### WHAT IS BEING ASKED:
Reproduce, from the lines below, exactly the stretch that begins at the line containing "NGP_API int ngp_render_ctx_create(uint32_t" and ends at the line containing "const float* nears, const", both included.

[EXERCISE INPUT Boundary: Start]

NGP_API int ngp_get_rays(const float* poses, uint32_t Bc, float fx, float fy, float cx, float cy, uint32_t H, uint32_t W,
                 const int32_t* pixel_inds, uint32_t n_pix, float* rays_o, float* rays_d, ngp_stream_t stream);
NGP_API int ngp_get_rays_backward(const float* grad_rays_o, const float* grad_rays_d, uint32_t Bc, float fx, float fy, float cx, float cy,
                          uint32_t H, uint32_t W, const int32_t* pixel_inds, uint32_t n_pix, float* grad_poses,
                          ngp_stream_t stream);


typedef struct ngp_model {
    const uint16_t* embeddings;
    const int32_t* offsets_host;
    uint32_t L;
    float S;
    uint32_t H_base;
    uint32_t gridtype;
    int align_corners;
    const uint16_t* sigma_weights;
    uint32_t sigma_hidden_mm;
    const uint16_t* color_weights;
    uint32_t color_hidden_mm;
    float bound;
    float density_scale;
    const uint8_t* density_bitfield;
    uint32_t cascade;
    uint32_t grid_size;
    const void* cell_tables;
    uint32_t cell_levels;
    const void* packed_weights;
    uint32_t precision;
} ngp_model;
#define NGP_PREC_F16 0u
#define NGP_PREC_F32 1u
#define NGP_PREC_F16_REF 2u

NGP_API size_t ngp_packed_weights_bytes(void);
NGP_API int ngp_pack_weights(const ngp_model* model, void* out, ngp_stream_t stream);

NGP_API size_t ngp_cell_tables_bytes(const ngp_model* model, uint32_t n_levels);
NGP_API int ngp_build_cell_tables(const ngp_model* model, uint32_t n_levels, void* out, ngp_stream_t stream);

typedef struct ngp_render_stats {
    uint64_t samples_marched;
    uint64_t samples_slots;
    uint32_t iterations;
    uint32_t rays;
    uint32_t last_n_alive;
    uint32_t last_n_step;
    uint32_t launches;
    uint32_t replayed;
} ngp_render_stats;

typedef struct ngp_render_ctx ngp_render_ctx;

NGP_API int ngp_render_ctx_create(uint32_t max_rays, ngp_render_ctx** out);
NGP_API int ngp_render_ctx_destroy(ngp_render_ctx* ctx);

NGP_API int ngp_render_ctx_set_frame_width(ngp_render_ctx* ctx, uint32_t width);

NGP_API int ngp_render_rays(ngp_render_ctx* ctx, const ngp_model* model, const float* rays_o, const float* rays_d,
                    const float* nears, const float* fars, uint32_t N, float dt_gamma, uint32_t max_steps,
                    uint32_t perturb, float* weights_sum, float* depth, float* image, float* last_sigmas,
                    float* last_rgbs, const float* pad_value_host, ngp_render_stats* stats_host, int sync,
                    ngp_stream_t stream);

NGP_API int ngp_network_forward(const ngp_model* model, const float* xyzs, const float* dirs, uint32_t M, float* sigmas,
                        float* rgbs, ngp_stream_t stream);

[EXERCISE INPUT Boundary: End]

### SOLUTION TO THIS TASK:
NGP_API int ngp_render_ctx_create(uint32_t max_rays, ngp_render_ctx** out);
NGP_API int ngp_render_ctx_destroy(ngp_render_ctx* ctx);

NGP_API int ngp_render_ctx_set_frame_width(ngp_render_ctx* ctx, uint32_t width);

NGP_API int ngp_render_rays(ngp_render_ctx* ctx, const ngp_model* model, const float* rays_o, const float* rays_d,
                    const float* nears, const float* fars, uint32_t N, float dt_gamma, uint32_t max_steps,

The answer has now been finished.